◆ Provided data:

- - -

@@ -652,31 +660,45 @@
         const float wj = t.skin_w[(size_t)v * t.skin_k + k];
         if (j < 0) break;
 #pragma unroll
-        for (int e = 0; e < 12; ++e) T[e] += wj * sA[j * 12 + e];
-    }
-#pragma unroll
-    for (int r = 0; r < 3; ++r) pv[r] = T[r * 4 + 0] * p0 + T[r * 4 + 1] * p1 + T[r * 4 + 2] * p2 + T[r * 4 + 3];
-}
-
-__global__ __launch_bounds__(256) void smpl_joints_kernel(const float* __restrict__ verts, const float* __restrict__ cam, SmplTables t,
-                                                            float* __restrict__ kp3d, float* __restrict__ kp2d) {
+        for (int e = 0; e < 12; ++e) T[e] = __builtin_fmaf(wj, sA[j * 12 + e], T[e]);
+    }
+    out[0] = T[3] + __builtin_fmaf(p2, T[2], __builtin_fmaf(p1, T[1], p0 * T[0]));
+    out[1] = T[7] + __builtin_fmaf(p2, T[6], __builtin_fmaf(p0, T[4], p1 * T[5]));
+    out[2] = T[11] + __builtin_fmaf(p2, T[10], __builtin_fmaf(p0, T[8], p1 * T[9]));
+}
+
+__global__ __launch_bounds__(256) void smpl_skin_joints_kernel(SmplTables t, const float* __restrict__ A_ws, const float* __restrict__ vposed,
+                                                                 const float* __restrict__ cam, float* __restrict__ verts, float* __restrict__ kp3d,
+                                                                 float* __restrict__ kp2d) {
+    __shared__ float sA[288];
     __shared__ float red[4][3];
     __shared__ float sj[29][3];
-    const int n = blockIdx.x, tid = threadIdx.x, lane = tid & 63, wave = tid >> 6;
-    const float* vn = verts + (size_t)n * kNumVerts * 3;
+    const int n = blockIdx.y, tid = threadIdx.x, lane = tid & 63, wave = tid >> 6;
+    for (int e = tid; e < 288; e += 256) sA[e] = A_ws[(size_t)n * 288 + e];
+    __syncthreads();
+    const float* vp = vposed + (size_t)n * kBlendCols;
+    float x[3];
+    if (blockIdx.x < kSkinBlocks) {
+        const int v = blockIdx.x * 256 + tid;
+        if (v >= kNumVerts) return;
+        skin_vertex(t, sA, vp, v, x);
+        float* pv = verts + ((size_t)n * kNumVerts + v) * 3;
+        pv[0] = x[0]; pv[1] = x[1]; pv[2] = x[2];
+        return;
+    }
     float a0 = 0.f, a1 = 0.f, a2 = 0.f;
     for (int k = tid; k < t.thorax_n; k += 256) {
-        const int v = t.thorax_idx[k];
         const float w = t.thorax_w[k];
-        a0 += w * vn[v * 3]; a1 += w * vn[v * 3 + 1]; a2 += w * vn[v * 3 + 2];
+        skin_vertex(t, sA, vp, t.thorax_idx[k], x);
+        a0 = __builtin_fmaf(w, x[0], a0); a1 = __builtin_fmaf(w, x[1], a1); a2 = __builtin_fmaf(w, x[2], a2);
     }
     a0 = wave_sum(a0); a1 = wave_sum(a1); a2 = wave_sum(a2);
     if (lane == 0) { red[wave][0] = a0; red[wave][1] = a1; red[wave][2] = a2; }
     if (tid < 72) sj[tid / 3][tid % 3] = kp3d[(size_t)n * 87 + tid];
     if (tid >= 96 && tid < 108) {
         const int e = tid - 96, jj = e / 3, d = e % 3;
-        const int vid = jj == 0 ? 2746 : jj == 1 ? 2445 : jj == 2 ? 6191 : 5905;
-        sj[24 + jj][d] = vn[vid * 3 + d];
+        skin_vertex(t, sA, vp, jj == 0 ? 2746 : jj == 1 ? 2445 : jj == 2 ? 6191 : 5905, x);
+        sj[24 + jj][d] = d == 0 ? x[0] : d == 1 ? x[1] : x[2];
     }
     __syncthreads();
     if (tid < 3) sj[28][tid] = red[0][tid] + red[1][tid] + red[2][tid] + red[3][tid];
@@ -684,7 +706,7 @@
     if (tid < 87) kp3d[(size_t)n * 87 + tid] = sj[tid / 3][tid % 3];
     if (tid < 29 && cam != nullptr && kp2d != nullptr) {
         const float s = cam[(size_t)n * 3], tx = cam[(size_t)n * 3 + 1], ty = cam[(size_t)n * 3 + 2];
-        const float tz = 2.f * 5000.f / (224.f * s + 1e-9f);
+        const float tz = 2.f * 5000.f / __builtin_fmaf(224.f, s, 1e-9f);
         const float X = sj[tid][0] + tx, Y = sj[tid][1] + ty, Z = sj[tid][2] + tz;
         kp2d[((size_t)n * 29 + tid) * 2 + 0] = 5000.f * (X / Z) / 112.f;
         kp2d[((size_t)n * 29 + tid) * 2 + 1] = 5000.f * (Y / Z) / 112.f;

- - -

◆ Aim of the exercise:
Line by line, copy the records exactly.

◆ Answer section:
@@ -652,31 +660,45 @@
         const float wj = t.skin_w[(size_t)v * t.skin_k + k];
         if (j < 0) break;
 #pragma unroll
-        for (int e = 0; e < 12; ++e) T[e] += wj * sA[j * 12 + e];
-    }
-#pragma unroll
-    for (int r = 0; r < 3; ++r) pv[r] = T[r * 4 + 0] * p0 + T[r * 4 + 1] * p1 + T[r * 4 + 2] * p2 + T[r * 4 + 3];
-}
-
-__global__ __launch_bounds__(256) void smpl_joints_kernel(const float* __restrict__ verts, const float* __restrict__ cam, SmplTables t,
-                                                            float* __restrict__ kp3d, float* __restrict__ kp2d) {
+        for (int e = 0; e < 12; ++e) T[e] = __builtin_fmaf(wj, sA[j * 12 + e], T[e]);
+    }
+    out[0] = T[3] + __builtin_fmaf(p2, T[2], __builtin_fmaf(p1, T[1], p0 * T[0]));
+    out[1] = T[7] + __builtin_fmaf(p2, T[6], __builtin_fmaf(p0, T[4], p1 * T[5]));
+    out[2] = T[11] + __builtin_fmaf(p2, T[10], __builtin_fmaf(p0, T[8], p1 * T[9]));
+}
+
+__global__ __launch_bounds__(256) void smpl_skin_joints_kernel(SmplTables t, const float* __restrict__ A_ws, const float* __restrict__ vposed,
+                                                                 const float* __restrict__ cam, float* __restrict__ verts, float* __restrict__ kp3d,
+                                                                 float* __restrict__ kp2d) {
+    __shared__ float sA[288];
     __shared__ float red[4][3];
     __shared__ float sj[29][3];
-    const int n = blockIdx.x, tid = threadIdx.x, lane = tid & 63, wave = tid >> 6;
-    const float* vn = verts + (size_t)n * kNumVerts * 3;
+    const int n = blockIdx.y, tid = threadIdx.x, lane = tid & 63, wave = tid >> 6;
+    for (int e = tid; e < 288; e += 256) sA[e] = A_ws[(size_t)n * 288 + e];
+    __syncthreads();
+    const float* vp = vposed + (size_t)n * kBlendCols;
+    float x[3];
+    if (blockIdx.x < kSkinBlocks) {
+        const int v = blockIdx.x * 256 + tid;
+        if (v >= kNumVerts) return;
+        skin_vertex(t, sA, vp, v, x);
+        float* pv = verts + ((size_t)n * kNumVerts + v) * 3;
+        pv[0] = x[0]; pv[1] = x[1]; pv[2] = x[2];
+        return;
+    }
     float a0 = 0.f, a1 = 0.f, a2 = 0.f;
     for (int k = tid; k < t.thorax_n; k += 256) {
-        const int v = t.thorax_idx[k];
         const float w = t.thorax_w[k];
-        a0 += w * vn[v * 3]; a1 += w * vn[v * 3 + 1]; a2 += w * vn[v * 3 + 2];
+        skin_vertex(t, sA, vp, t.thorax_idx[k], x);
+        a0 = __builtin_fmaf(w, x[0], a0); a1 = __builtin_fmaf(w, x[1], a1); a2 = __builtin_fmaf(w, x[2], a2);
     }
     a0 = wave_sum(a0); a1 = wave_sum(a1); a2 = wave_sum(a2);
     if (lane == 0) { red[wave][0] = a0; red[wave][1] = a1; red[wave][2] = a2; }
     if (tid < 72) sj[tid / 3][tid % 3] = kp3d[(size_t)n * 87 + tid];
     if (tid >= 96 && tid < 108) {
         const int e = tid - 96, jj = e / 3, d = e % 3;
-        const int vid = jj == 0 ? 2746 : jj == 1 ? 2445 : jj == 2 ? 6191 : 5905;
-        sj[24 + jj][d] = vn[vid * 3 + d];
+        skin_vertex(t, sA, vp, jj == 0 ? 2746 : jj == 1 ? 2445 : jj == 2 ? 6191 : 5905, x);
+        sj[24 + jj][d] = d == 0 ? x[0] : d == 1 ? x[1] : x[2];
     }
     __syncthreads();
     if (tid < 3) sj[28][tid] = red[0][tid] + red[1][tid] + red[2][tid] + red[3][tid];
@@ -684,7 +706,7 @@
     if (tid < 87) kp3d[(size_t)n * 87 + tid] = sj[tid / 3][tid % 3];
     if (tid < 29 && cam != nullptr && kp2d != nullptr) {
         const float s = cam[(size_t)n * 3], tx = cam[(size_t)n * 3 + 1], ty = cam[(size_t)n * 3 + 2];
-        const float tz = 2.f * 5000.f / (224.f * s + 1e-9f);
+        const float tz = 2.f * 5000.f / __builtin_fmaf(224.f, s, 1e-9f);
         const float X = sj[tid][0] + tx, Y = sj[tid][1] + ty, Z = sj[tid][2] + tz;
         kp2d[((size_t)n * 29 + tid) * 2 + 0] = 5000.f * (X / Z) / 112.f;
         kp2d[((size_t)n * 29 + tid) * 2 + 1] = 5000.f * (Y / Z) / 112.f;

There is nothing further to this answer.